§ 1.482-1T(i)(E) Example 6.

« | »

Consideration of entire arrangement, including imputed contractual terms – (i) P conducts a business (“Business”) from the United States, with a worldwide clientele, but until Date X has no foreign operations. The success of Business significantly depends on intangibles (including marketing, manufacturing, technological, and goodwill or going concern value intangibles, collectively the “IP”), as well as ongoing support activities performed by P (including related research and development, central marketing, manufacturing process enhancement, and oversight activities, collectively “Support”), to maintain and improve the IP and otherwise maximize the profitability of Business.
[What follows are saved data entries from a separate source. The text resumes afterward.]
# lukeshope/hipims-ocl

Hardware: AMD Instinct MI355X
Metric: Mcell-steps/sec fp64 Godunov+HLLC, 4096^2 grid, 1/2/4/8 MI355X; % HBM roofline (higher is better)
Workload: dtype f64

## Files before the change

hipims-ocl_amd/csrc/hp_engine.hip:

```cpp
#include "hp_domain.hpp"
#include "hp_observers.hpp"
#include "hp_actors.hpp"
#include <hip/hip_ext.h>
#include <dlfcn.h>

#include <algorithm>
#include <cmath>
#include <cstdio>
#include <cstdlib>
#include <cstring>
#include <random>
#include <string>
#include <vector>
#include <unistd.h>

namespace {

constexpr size_t CFL_SLOT_BYTES = 1024;

struct Rccl {
	void* handle = nullptr;
	decltype(&ncclGetUniqueId)   GetUniqueId = nullptr;
	decltype(&ncclCommInitRank)  CommInitRank = nullptr;
	decltype(&ncclCommDestroy)   CommDestroy = nullptr;
// ... 2 lines not shown
	decltype(&ncclSend)          Send = nullptr;
	decltype(&ncclRecv)          Recv = nullptr;
	decltype(&ncclAllReduce)     AllReduce = nullptr;
	decltype(&ncclGetErrorString) GetErrorString = nullptr;
	decltype(&ncclCommCount)     CommCount = nullptr;
	std::string path;
} g_rccl;

void peer_release(hp_domain* d);
PeerBox peer_box(hp_domain* d, bool use, long timeout_ms = 0);
PeerPush make_push(const hp_domain* d);

const PlanKnobs& plan_knobs()
{
	static const PlanKnobs knobs = [] {
		auto num = [](const char* name, int unset) { const char* e = std::getenv(name); return e ? std::atoi(e) : unset; };
		auto off = [&](const char* name) { return num(name, 1) == 0; };
		auto on = [&](const char* name) { return num(name, 0) != 0; };
		auto force = [&](const char* name) { return std::getenv(name) ? (num(name, 0) != 0 ? 1 : 0) : -1; };
		PlanKnobs k;
		k.two_step = num("HP_TWO_STEP", -1);
		k.launch_tail = !off("HP_LAUNCH_TAIL"); k.strip_reduce_always = on("HP_STRIP_REDUCE_ALWAYS");
		k.pair_bdy = !off("HP_PAIR_BDY"); k.pair_strict = !off("HP_PAIR_STRICT"); k.pair_exact = force("HP_PAIR_EXACT");
		k.pair_skip = !off("HP_PAIR_SKIP"); k.fill_after_pairs = !off("HP_FILL_AFTER_PAIRS");
		k.strict_speculate = on("HP_STRICT_SPECULATE"); k.pair_tune = !off("HP_PAIR_TUNE"); k.sweep_alternate = force("HP_SWEEP_ALTERNATE");
		k.tail_max_blocks = (unsigned)num("HP_TAIL_MAX_BLOCKS", (int)TAIL_MAX_BLOCKS);
		k.tail_max_blocks_k2k6 = (unsigned)num("HP_TAIL_MAX_BLOCKS_K2K6", (int)TAIL_MAX_BLOCKS);
		k.march2_rseg_forced = std::getenv("HP_MARCH2_RSEG") != nullptr;
		k.fuse_bdy = !off("HP_FUSE_BDY");
		return k;
	}();
	return knobs;
}
PlanDomain plan_domain(const hp_domain* d)
{
	PlanDomain p;
	p.scheme = d->desc.scheme; p.kernel = d->desc.kernel; p.math_mode = d->desc.math_mode; p.precision = d->desc.precision; p.dynamic_dt = d->desc.dynamic_dt;
	p.quirks = d->desc.quirks; p.rows = d->desc.rows; p.cols = d->desc.cols; p.cells = d->cells;
	p.row_offset = d->desc.row_offset; p.global_rows = d->desc.global_rows; p.ghost_rows = d->ghost_rows;
	p.has_bdy = !d->bdy.empty(); p.fusable = d->fusable; p.bdy_on_ring = d->bdy_on_ring;
	for (const Boundary& b : d->bdy)
		if ((b.kind == BDY_UNIFORM && b.definition == HP_UNIFORM_LOSS_RATE) || (b.kind == BDY_GRIDDED && b.definition == HP_GRIDDED_MASS_FLUX)) p.bdy_removes_water = true;
	p.has_comm = d->comm != nullptr; p.comm_world = d->comm_world; p.peer_direct = d->peer_direct; p.peer_mine = d->peer_mine != nullptr;
	p.has_tail_words = d->tail_words != nullptr; p.tail_allowed = d->tail_allowed; p.halo_overlap = d->halo_overlap; p.split_now = d->split_now;
	p.strip_any_bdy = d->strip_any_bdy; p.strip_first = d->strip_first; p.strip_any_full = d->strip_any_full;
	p.spec_now = d->spec_now; p.has_stamps = d->z_state != nullptr; p.march2_pays = d->tiling.march2_pays;
	p.has_links = d->links.groups != 0; p.soil_on = d->soil.on; p.tracer_on = d->tracer.on;
// ... 533 lines not shown
	bool in_place = false;
	if (bdy && !d->facts->m1_valid) {
		if ((rc = pair_cold_start<T>(d)) != HP_OK) return rc;
		in_place = true;
	} else if (bdy) in_place = d->facts->pair_fused_next;
	tail.pair = bdy ? 2 : 1;
	tail.bdy_flag = bdy && followed ? 1 : 0;
	PairAux<T> aux{};
	const bool exact = pair_exact(pd, knobs) && d->z_state != nullptr;
	if (exact) aux.stamps = StampBufs<T>{(char*)d->z_state, d->haz_words};
	aux.prev_gen = d->facts->other_stale ? d->pair_gen : 0u;
	aux.gen = ++d->pair_gen;
	if (aux.gen == 0) aux.gen = ++d->pair_gen;
	aux.list = (const AreaBdyList<T>*)d->fused_list; aux.fuse_next = bdy && followed ? 1 : 0; aux.in_place = in_place ? 1 : 0;
	aux.truncated = (d->desc.quirks & HP_QUIRK_BDY_TRUNCATED) != 0 ? 1 : 0;
	const bool recs = pair_records(pd, knobs, strip, exact, rseg2);
	if (recs) {
		if ((rc = still_rec_alloc(d, tm.nstrips)) != HP_OK) return rc;
		StillRec* const base = (StillRec*)d->still_rec;
		aux.still_out = base + (size_t)(d->still_rec_half ^ 1) * d->still_rec_slots;
		aux.still_in = d->facts->still_rec_valid ? base + (size_t)d->still_rec_half * d->still_rec_slots : nullptr;
		aux.still_rows = d->desc.rows;
	}
	const bool ordered = pair_order_on() && d->desc.precision == 8 && d->desc.math_mode != HP_MATH_STRICT && !strip && !bdy && !exact &&
	                     tm.groups <= (int)ORDER_MAX_GROUPS;
	bool order_read = false;
	if (ordered) {
		if ((rc = order_alloc(d, tm)) != HP_OK) return rc;
		order_read = d->order_written && d->flux_launches == d->order_launch + 1;
		const size_t table = (size_t)tm.nbands * tm.groups * (tm.nbig + tm.ntail);
		aux.order_in = order_read ? d->order_buf + (size_t)d->order_half * table : nullptr;
		aux.order_out = d->order_buf + (size_t)(d->order_half ^ 1) * table;
		aux.order_flags = d->order_buf + 2 * table;
	}
	const void* src = d->state[0];
	void* dst = d->state[1];
	const bool sample = d->timing_stride > 0 && d->timing_used < d->timing_events.size() &&
	                    (d->timing_counter++ % (uint64_t)d->timing_stride) == 0;
	if (sample) HIP_TRY(hipEventRecord(d->timing_events[d->timing_used].first, d->stream));
#define HP_LAUNCH_K1B2(CFL_, BDY_, HZ_, TAIL_)                                                                                            \
	hipLaunchKernelGGL((godunov_march2<false, CFL_, BDY_, HZ_, TAIL_, T>), dim3(blocks), dim3(256), 0, d->stream, p, (const Scalars<T>*)d->scalars, \
	                   (const T*)d->bed, (const State4<T>*)src, (State4<T>*)dst, (const T*)d->manning, (T*)d->cfl_slot,                    \
	                   (const T*)d->cfl_slot + SLOT_EDGE, tm, tail, aux)
#define HP_LAUNCH_K1B(CFL_, BDY_, TAIL_) do { if (exact) HP_LAUNCH_K1B2(CFL_, BDY_, true, TAIL_); else HP_LAUNCH_K1B2(CFL_, BDY_, false, TAIL_); } while (0)
	if (d->desc.math_mode == HP_MATH_STRICT)
		hipLaunchKernelGGL((godunov_march2<true, 1, false, true, 1, T>), dim3(blocks), dim3(256), 0, d->stream, p, (const Scalars<T>*)d->scalars,
// ... 1335 lines not shown
	d->timing_stride = enable_stride > 0 ? enable_stride : 0;
	return HP_OK;
}
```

(ii) On Date X, Year 1, P contributes the foreign rights to conduct Business, including the foreign rights to the IP, to newly incorporated S1. S1, utilizing the IP of which it is now the owner, commences foreign operations consisting of local marketing, manufacturing, and back office activities in order to conduct and expand Business in the foreign market.
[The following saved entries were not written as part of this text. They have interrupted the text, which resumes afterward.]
# fverdoja/Fast-3D-Pointcloud-Segmentation

Hardware: AMD Instinct MI355X
Metric: Mpoints/sec segmented end-to-end, 1M-pt RGB-D frames (higher is better)
Workload: dtype f32

## Files before the change

__graft_entry__.py:

```python
import importlib
import os
import subprocess
import sys

ROOT = os.path.dirname(os.path.abspath(__file__))
PKG = "fast-3d-pointcloud-segmentation_amd"


def _run(cmd):
    print("+", " ".join(cmd), flush=True)
    subprocess.run(cmd, check=True)


def build() -> None:
    _run(["make", "-C", os.path.join(ROOT, PKG, "csrc")])
    _run(["make", "-C", os.path.join(ROOT, "oracle")])
    _run(["make", "-C", os.path.join(ROOT, "tests", "emul")])
    _run(["make", "-C", os.path.join(ROOT, "tests", "devprobe")])
    _run(["make", "-C", os.path.join(ROOT, "tests", "kernprobe")])
    _run(["make", "-C", os.path.join(ROOT, "tests", "blockprobe")])
    if ROOT not in sys.path:
        sys.path.insert(0, ROOT)
    P = importlib.import_module(PKG)
    lib = P.load_library()
    assert lib.f3ds_version() >= 120
    P.check_library_is_current(lib)


def smoke() -> None:
    import ctypes
    import numpy as np
    if ROOT not in sys.path:
        sys.path.insert(0, ROOT)
    sys.path.insert(0, os.path.join(ROOT, "tests"))
    P = importlib.import_module(PKG)
    from conftest import CpuChecker
    if P.device_count() < 1:
        raise RuntimeError("smoke(): no HIP device visible; libf3ds has no CPU fallback")
    pts = P.synth_frame(0, 7, 160, 120, 30)
    prm = P.launch_params(voxel_res=0.02, seed_res=0.2)
    ctx = P.Context(0)
    labels = ctx.segment(pts, prm)
    ora = CpuChecker(os.path.join(ROOT, "oracle", "libf3ds_oracle.so"), "f3ds_oracle")
    rc, olabels, ores, oh = ora.segment(pts, prm)
    assert rc == 0
    assert np.array_equal(labels, olabels), "HIP labels differ from the oracle"
    assert ctx.result.n_regions == ores.n_regions and ctx.result.n_merges == ores.n_merges
    print("smoke ok: N=%d V=%d S=%d E=%d merges=%d regions=%d  (%.2f ms on device 0)" % (
        len(pts), ctx.result.n_voxels, ctx.result.n_supervoxels, ctx.result.n_edges, ctx.result.n_merges, ctx.result.n_regions, ctx.result.ms_total))
    ctx.close()


if __name__ == "__main__":
    build()
    if len(sys.argv) > 1 and sys.argv[1] == "smoke":
        smoke()
```

fast-3d-pointcloud-segmentation_amd/__init__.py:

```python
import ctypes
import os

import numpy as np

_HERE = os.path.dirname(os.path.abspath(__file__))
def _dev_env(name):
    return os.environ.get(name) if os.environ.get("F3DS_DEV", "0") not in ("", "0") else None


LIB_PATH = _dev_env("F3DS_LIB") or os.path.join(_HERE, "libf3ds.so")

NO_LABEL = 0xFFFFFFFF
LAB_CIEDE00, RGB_EUCL = 0, 1
NORMALS_DIFF, CONVEX_NORMALS_DIFF = 0, 1
MANUAL_LAMBDA, ADAPTIVE_LAMBDA, EQUALIZATION = 0, 1, 2
DEPTH_U16, DEPTH_F32 = 0, 1
COLOR_RGB8, COLOR_RGBA8, COLOR_PACKED = 0, 1, 2

DBG = dict(GRID=0, VOXEL_KEYS=1, VOXEL_COUNT=2, VOXEL_XYZ=3, VOXEL_RGB=4, VOXEL_NORMAL=5, VOXEL_NEIGHBORS=6,
           POINT_VOXEL=7, SEED_ORIG=8, SEED_KEPT=9, VOXEL_SVLABEL=10, VOXEL_DIST=11, SV_LABELS=12, SV_CENTROID=13,
           EDGES=14, EDGE_DELTAS=15, EDGE_WEIGHTS=16, MERGES=17, VOXEL_REGION=18, SV_REGION=19)
DBG_INFO = dict(MERGE_LAYOUT=20, TILE_LIST_LEN=21, SWEEP_STATS=22, STAGE0_PATH=23, LAUNCH_SHAPE=24)
DBG_CLOUD_PATH = 25
DBG_DTYPE = dict(GRID=np.float64, VOXEL_KEYS=np.uint32, VOXEL_COUNT=np.uint32, VOXEL_XYZ=np.float32, VOXEL_RGB=np.float32,
                 VOXEL_NORMAL=np.float32, VOXEL_NEIGHBORS=np.int32, POINT_VOXEL=np.int32, SEED_ORIG=np.int32, SEED_KEPT=np.int32,
                 VOXEL_SVLABEL=np.uint32, VOXEL_DIST=np.float32, SV_LABELS=np.uint32, SV_CENTROID=np.float32, EDGES=np.uint32,
                 EDGE_DELTAS=np.float32, EDGE_WEIGHTS=np.float32, MERGES=np.uint32, VOXEL_REGION=np.uint32, SV_REGION=np.uint32)
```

(iii) Later, on Date Y, Year 1, P and S1 enter into a cost sharing arrangement (“CSA”) to develop and exploit the rights to conduct the Business. Under the CSA, P is entitled to the U.S. rights to conduct the Business, and S1 is entitled to the rest-of-the-world (“ROW”) rights to conduct the Business. P continues after Date Y to perform the Support, employing resources, capabilities, and rights that as a factual matter were not contributed to S1 in the Date X transaction, for the benefit of the Business worldwide. Pursuant to the CSA, P and S1 share the costs of P’s Support in proportion to their reasonably anticipated benefit shares from their respective rights to the Business.

(iv) P treats the Date X transaction as a transfer described in section 351 that is subject to 367 and treats the Date Y transaction as the commencement of a CSA subject to section 482 and § 1.482-7. P takes the position that the only platform contribution transactions (“PCTs”) in connection with the Date Y CSA consist of P’s contribution of the U.S. Business IP rights and S1’s contribution of the ROW Business IP rights of which S1 had become the owner on account of the prior Date X transaction.

(v) Pursuant to paragraph (f)(2)(i)(A) of this section, in determining whether an allocation of income is appropriate in Year 1 or subsequent years, the Commissioner may consider the economic substance of the entire arrangement between P and S1, including the parties’ actual conduct throughout their relationship, regardless of the form or character of the contractual arrangement the parties have expressly adopted. The Commissioner determines that the parties’ formal arrangement fails to reflect the full scope of the value provided between the parties in accordance with the economic substance of their arrangement. Therefore, the Commissioner may impute one or more agreements between P and S1, consistent with the economic substance of their arrangement, that fully reflect their respective reasonably anticipated commitments in terms of functions performed, resources employed, and risks assumed over time. For example, because P continues after Date Y to perform the Support, employing resources, capabilities, and rights not contributed to S1, for the benefit of the Business worldwide, the Commissioner may impute another PCT on Date Y pursuant to which P commits to so continuing the Support. See § 1.482-7(b)(1)(ii). The taxpayer may present additional facts that could indicate whether this or another alternative agreement best reflects the economic substance of the underlying transactions and course of conduct, provided that the taxpayer’s position fully reflects the value of the entire arrangement consistent with the realistic alternatives principle.